American Restaurant Association President David Maloni says more consumers are demanding products raised with methods seen as more natural and humane.

“Food seems to … need to have a story to it. And whether that’s non-stalled pork, whether that’s Angus beef, whether that’s organic vegetables, or free-range chicken,” Maloni says. “One thing that’s very interesting is that it helps a restaurant change differentiate themselves.”

Maloni says restaurant patrons interested in those products generally will spend up to 20 percent more for them. 

That’s not lost on the industry. Sysco, based in Houston, mostly supplies food to restaurants and cafeterias; major chains including McDonalds and Burger King have made similar announcements this year.

That worries livestock industry leaders like Chris Novak, CEO of the National Pork Board. Novak says transitioning the entire industry would have huge costs, from building new pens to lost productivity – and producers will absorb those costs at first.

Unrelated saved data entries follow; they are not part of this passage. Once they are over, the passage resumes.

template <int N>
__global__ void __launch_bounds__(kCvThreads, N == 128 ? 1 : 2) k_conv_tc(ConvTc p)
{
    extern __shared__ __align__(1024) unsigned char smem[];
    const CvGeom g = cv_geom(p);
    unsigned char *in_s = smem;
    unsigned char *ring = smem + g.in_bytes;
    CvBars *bars = reinterpret_cast<CvBars *>(ring + p.stages * g.tap_bytes);
    const int nstages = p.stages;
    const int tid = threadIdx.x, warp = __shfl_sync(0xffffffffu, tid >> 5, 0), lane = tid & 31;
    const int pitch = p.in.pitch, H = p.in.H, W = p.in.W, kg_in = p.in.C / 8;
    const int group = blockIdx.x / g.nbands, band = blockIdx.x - group * g.nbands;
    const int img0 = group * p.G, nimg = min(p.G, p.B - img0);
    const int y0 = band * p.band_h;
    const int rin0 = y0 * pitch - 1;
    const int npass = p.npass;

    if (tid == 0) {
        for (int i = 0; i < kCvStages; ++i) { mbar_init(&bars->full[i], 1); mbar_init(&bars->empty[i], kCvConsumers / 32); }
        mbar_init(&bars->in_full, 1);
        fence_mbar_init();
    }
    __syncthreads();

    if (warp == kCvConsumers / 32) {
        if (lane == 0) {
            const int grow0 = rin0 + 1;
            const int ncopy = min(g.rin, p.in.plane_rows - grow0);
            const uint32_t bytes = (uint32_t)ncopy * 16u;
            mbar_expect_tx(&bars->in_full, bytes * (uint32_t)(nimg * p.in.nphase * 2 * kg_in));
            for (int k = 0; k < nimg; ++k)
                for (int f = 0; f < p.in.nphase; ++f)
                    for (int part = 0; part < 2; ++part)
                        for (int kg = 0; kg < kg_in; ++kg) {
                            const unsigned char *src = p.in.base + (size_t)(img0 + k) * p.in.img_stride + f * p.in.phase_stride +
                                                       part * p.in.part_stride + ((size_t)kg * p.in.plane_rows + grow0) * 16;
                            unsigned char *dst = in_s + f * g.phase + part * g.part + kg * g.plane + (size_t)k * g.rin * 16;
                            bulk_g2s(dst, src, bytes, &bars->in_full);
                        }
            for (int n = 0; n < 9 * g.NT; ++n) {
                const int st = n % nstages, tap = n % 9;
                if (n >= nstages) mbar_wait(&bars->empty[st], ((n / nstages) - 1) & 1);
                mbar_expect_tx(&bars->full[st], (uint32_t)g.tap_bytes);
                bulk_g2s(ring + st * g.tap_bytes, p.w + (size_t)tap * g.tap_bytes, (uint32_t)g.tap_bytes, &bars->full[st]);
            }
        }
        return;
    }

    const int wg = warp >> 2;
    const uint32_t plane16 = (uint32_t)(g.plane >> 4);
    const uint64_t a_desc0 = make_desc(smem_u32(in_s), plane16, 8);
    const uint64_t b_desc0 = make_desc(smem_u32(ring), 2 * N, 8);
    const uint32_t b_lo16 = (uint32_t)N;
    const uint32_t a_lo16 = (uint32_t)(g.part >> 4);
    const int nks = kg_in / 2;
    const int yend = min(y0 + p.band_h, H);
    const int qc = 2 * (lane & 3);
    mbar_wait(&bars->in_full, 0);
    for (int t = 0; t < g.NT; ++t) {
        float acc[N / 2];
#pragma unroll
        for (int i = 0; i < N / 2; ++i) acc[i] = 0.0f;
        for (int tap = 0; tap < 9; ++tap) {
            const int n = t * 9 + tap, st = n % nstages;
            mbar_wait(&bars->full[st], (n / nstages) & 1);
            const uint64_t b0 = b_desc0 + (uint64_t)((st * g.tap_bytes) >> 4);
            const uint64_t a0 = a_desc0 + (uint64_t)((p.tap_phase[tap] * g.phase) >> 4) + (uint64_t)(g.m_lo + p.tap_shift[tap] + t * 128 + wg * 64);
            wg_fence();
            for (int ks = 0; ks < nks; ++ks) {
                wgmma_f16<N>(acc, a0 + ks * 2 * plane16, b0 + ks * 4 * N);
                if (npass == 3) {
                    wgmma_f16<N>(acc, a0 + ks * 2 * plane16, b0 + b_lo16 + ks * 4 * N);
                    wgmma_f16<N>(acc, a0 + a_lo16 + ks * 2 * plane16, b0 + ks * 4 * N);
                }
            }
            wg_commit();
            if (tap > 0) {
                wg_wait<1>();
                __syncwarp();
                if (lane == 0) mbar_arrive(&bars->empty[(n - 1) % nstages]);
            }
        }
        wg_wait<0>();
        __syncwarp();
        if (lane == 0) mbar_arrive(&bars->empty[(t * 9 + 8) % nstages]);

#pragma unroll
        for (int hr = 0; hr < 2; ++hr) {
            const int m = g.m_lo + t * 128 + wg * 64 + 16 * (warp & 3) + (lane >> 2) + 8 * hr;
            const int k = m / g.rin;
            const int rho = rin0 + (m - k * g.rin);
            const int yy = rho / pitch - 1, xx = rho - (yy + 1) * pitch;
            const bool in_band = (k < nimg) && (rho >= pitch) && (yy >= y0) && (yy < yend);
            const bool valid = in_band && (xx < W);
#pragma unroll
            for (int j = 0; j < N / 8; ++j) {
                const int col = 8 * j + qc;
                const int grp = (N == 128) ? (col >> 6) : 0;
                const int c = col - grp * 64;
                const Tcl &o = p.out[grp];
                const bool relu = p.relu[grp] != 0;
                float v0 = fmaf(acc[4 * j + 2 * hr], __ldg(p.scale + col), __ldg(p.shift + col));
                float v1 = fmaf(acc[4 * j + 2 * hr + 1], __ldg(p.scale + col + 1), __ldg(p.shift + col + 1));
                if (p.res.base && grp == 0 && valid) {
                    const unsigned char *rp = p.res.base + (size_t)(img0 + k) * p.res.img_stride +
                                              ((size_t)(c >> 3) * p.res.plane_rows + rho + 1) * 16 + (c & 7) * 2;
                    const float2 a = __half22float2(*reinterpret_cast<const __half2 *>(rp));
                    const float2 b = __half22float2(*reinterpret_cast<const __half2 *>(rp + p.res.part_stride));
                    v0 += a.x + b.x;
                    v1 += a.y + b.y;
                }
                v0 = valid ? (relu ? fmaxf(v0, 0.0f) : v0) : 0.0f;
                v1 = valid ? (relu ? fmaxf(v1, 0.0f) : v1) : 0.0f;
                if (in_band) {
                    unsigned char *op = o.base + (size_t)(img0 + k) * o.img_stride + ((size_t)(c >> 3) * o.plane_rows + rho + 1) * 16 + (c & 7) * 2;
                    store_split2(op, op + o.part_stride, v0, v1);
                }
            }
        }
    }
}

constexpr int kRbChunks = 16;

struct RbBars {
    uint64_t full[kCvStages], empty[kCvStages];
    uint64_t chunk[kRbChunks];
};

struct RbGeom {
    int nbands, S, m_lo, NT1, NT2, PR, nchunk;
    size_t plane, part, buf, tap_bytes, smem;
};

__host__ __device__ inline RbGeom rb_geom(const ResBlockTc &p)
{
    RbGeom g;
    const int H = p.in.H, pitch = p.in.pitch, kg = p.in.C / 8;
    g.nbands = (H + p.band_h - 1) / p.band_h;
    g.S = (p.band_h + 4) * pitch + 2;
    g.m_lo = pitch + 1;
    g.NT1 = ((p.G - 1) * g.S + (p.band_h + 2) * pitch + 127) / 128;
    g.NT2 = ((p.G - 1) * g.S + p.band_h * pitch + 127) / 128;
    g.PR = p.G * g.S;
    g.nchunk = (g.PR + 127) / 128;
    g.plane = (size_t)g.PR * 16;
    g.part = (size_t)kg * g.plane;
    g.buf = (2 * g.part + 127) & ~(size_t)127;
    g.tap_bytes = (size_t)2 * kg * p.in.C * 16;
    g.smem = 2 * g.buf + p.stages * g.tap_bytes + 1024;
    return g;
}

template <int N>
__device__ __forceinline__ void rb_tiles(float (&acc)[2][N / 2], bool two, uint64_t a_desc0, int row0, const ResBlockTc &p,
                                         const RbGeom &g, uint64_t b_desc0, RbBars *bars, int n0, int lane)
{
    const uint32_t plane16 = (uint32_t)(g.plane >> 4), a_lo16 = (uint32_t)(g.part >> 4), b_lo16 = (uint32_t)N;
    const int nstages = p.stages;
#pragma unroll
    for (int s = 0; s < 2; ++s)
#pragma unroll
        for (int i = 0; i < N / 2; ++i) acc[s][i] = 0.0f;
    for (int tap = 0; tap < 9; ++tap) {
        const int n = n0 + tap, st = n % nstages;
        mbar_wait(&bars->full[st], (n / nstages) & 1);
        const uint64_t b0 = b_desc0 + (uint64_t)((st * g.tap_bytes) >> 4);
        const uint64_t a0 = a_desc0 + (uint64_t)(row0 + p.tap_shift[tap]);
        wg_fence();
        for (int ks = 0; ks < N / 16; ++ks) {
#pragma unroll
            for (int s = 0; s < 2; ++s) {
                if (s == 1 && !two) break;
                const uint64_t as = a0 + s * 128 + ks * 2 * plane16;
                wgmma_f16<N>(acc[s], as, b0 + ks * 4 * N);
                if (p.npass == 3) {
                    wgmma_f16<N>(acc[s], as, b0 + b_lo16 + ks * 4 * N);
                    wgmma_f16<N>(acc[s], as + a_lo16, b0 + ks * 4 * N);
                }
            }
        }
        wg_commit();
        if (tap > 0) {
            wg_wait<1>();
            __syncwarp();
            if (lane == 0) mbar_arrive(&bars->empty[(n - 1) % nstages]);
        }
    }
    wg_wait<0>();
    __syncwarp();
    if (lane == 0) mbar_arrive(&bars->empty[(n0 + 8) % nstages]);
}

“They don’t necessarily have a true understanding of the animal welfare benefits that gestation stalls provide,” he says. “For many of our producers this is a choice between a system that they had many years ago that they moved away from to provide better protection and care for animal.”

In 2010, researchers at the University of Minnesota found no difference in productivity between stalls and larger pens. But they also concluded that a quick transition, in this case over a two-year period, could cost the industry between $1.87 billion and $3.24 billion.

A 2007 studyby Iowa State University which was partially funded by the US Department of Agriculture found that sows with more space had more pigs per litter, and roomier housing was actually cheaper to build. But it noted that pork producers would need to learn new skills to adapt to a new system.

Still, many farmers like Craig Rowles insist every animal-housing system has its pros and cons; he says the quality of care all comes down to the people providing it.  Rowles says his main focus is on his employees and customers.

“I mean I have a black lab at home and he’s my pet. And I love Cooper. He’s a great dog and he’s my pet,” Rowles says.  “These animals here are our charge; they are our moral and ethical responsibility to care for them in the very best way that we know how.

“But we also have to remember what we are really doing is producing a product – a meat protein product for people who need food. That’s what we do here.”

As more people want to know the “story” behind their dinner, farmers like Rowles may have to adjust how that food is produced.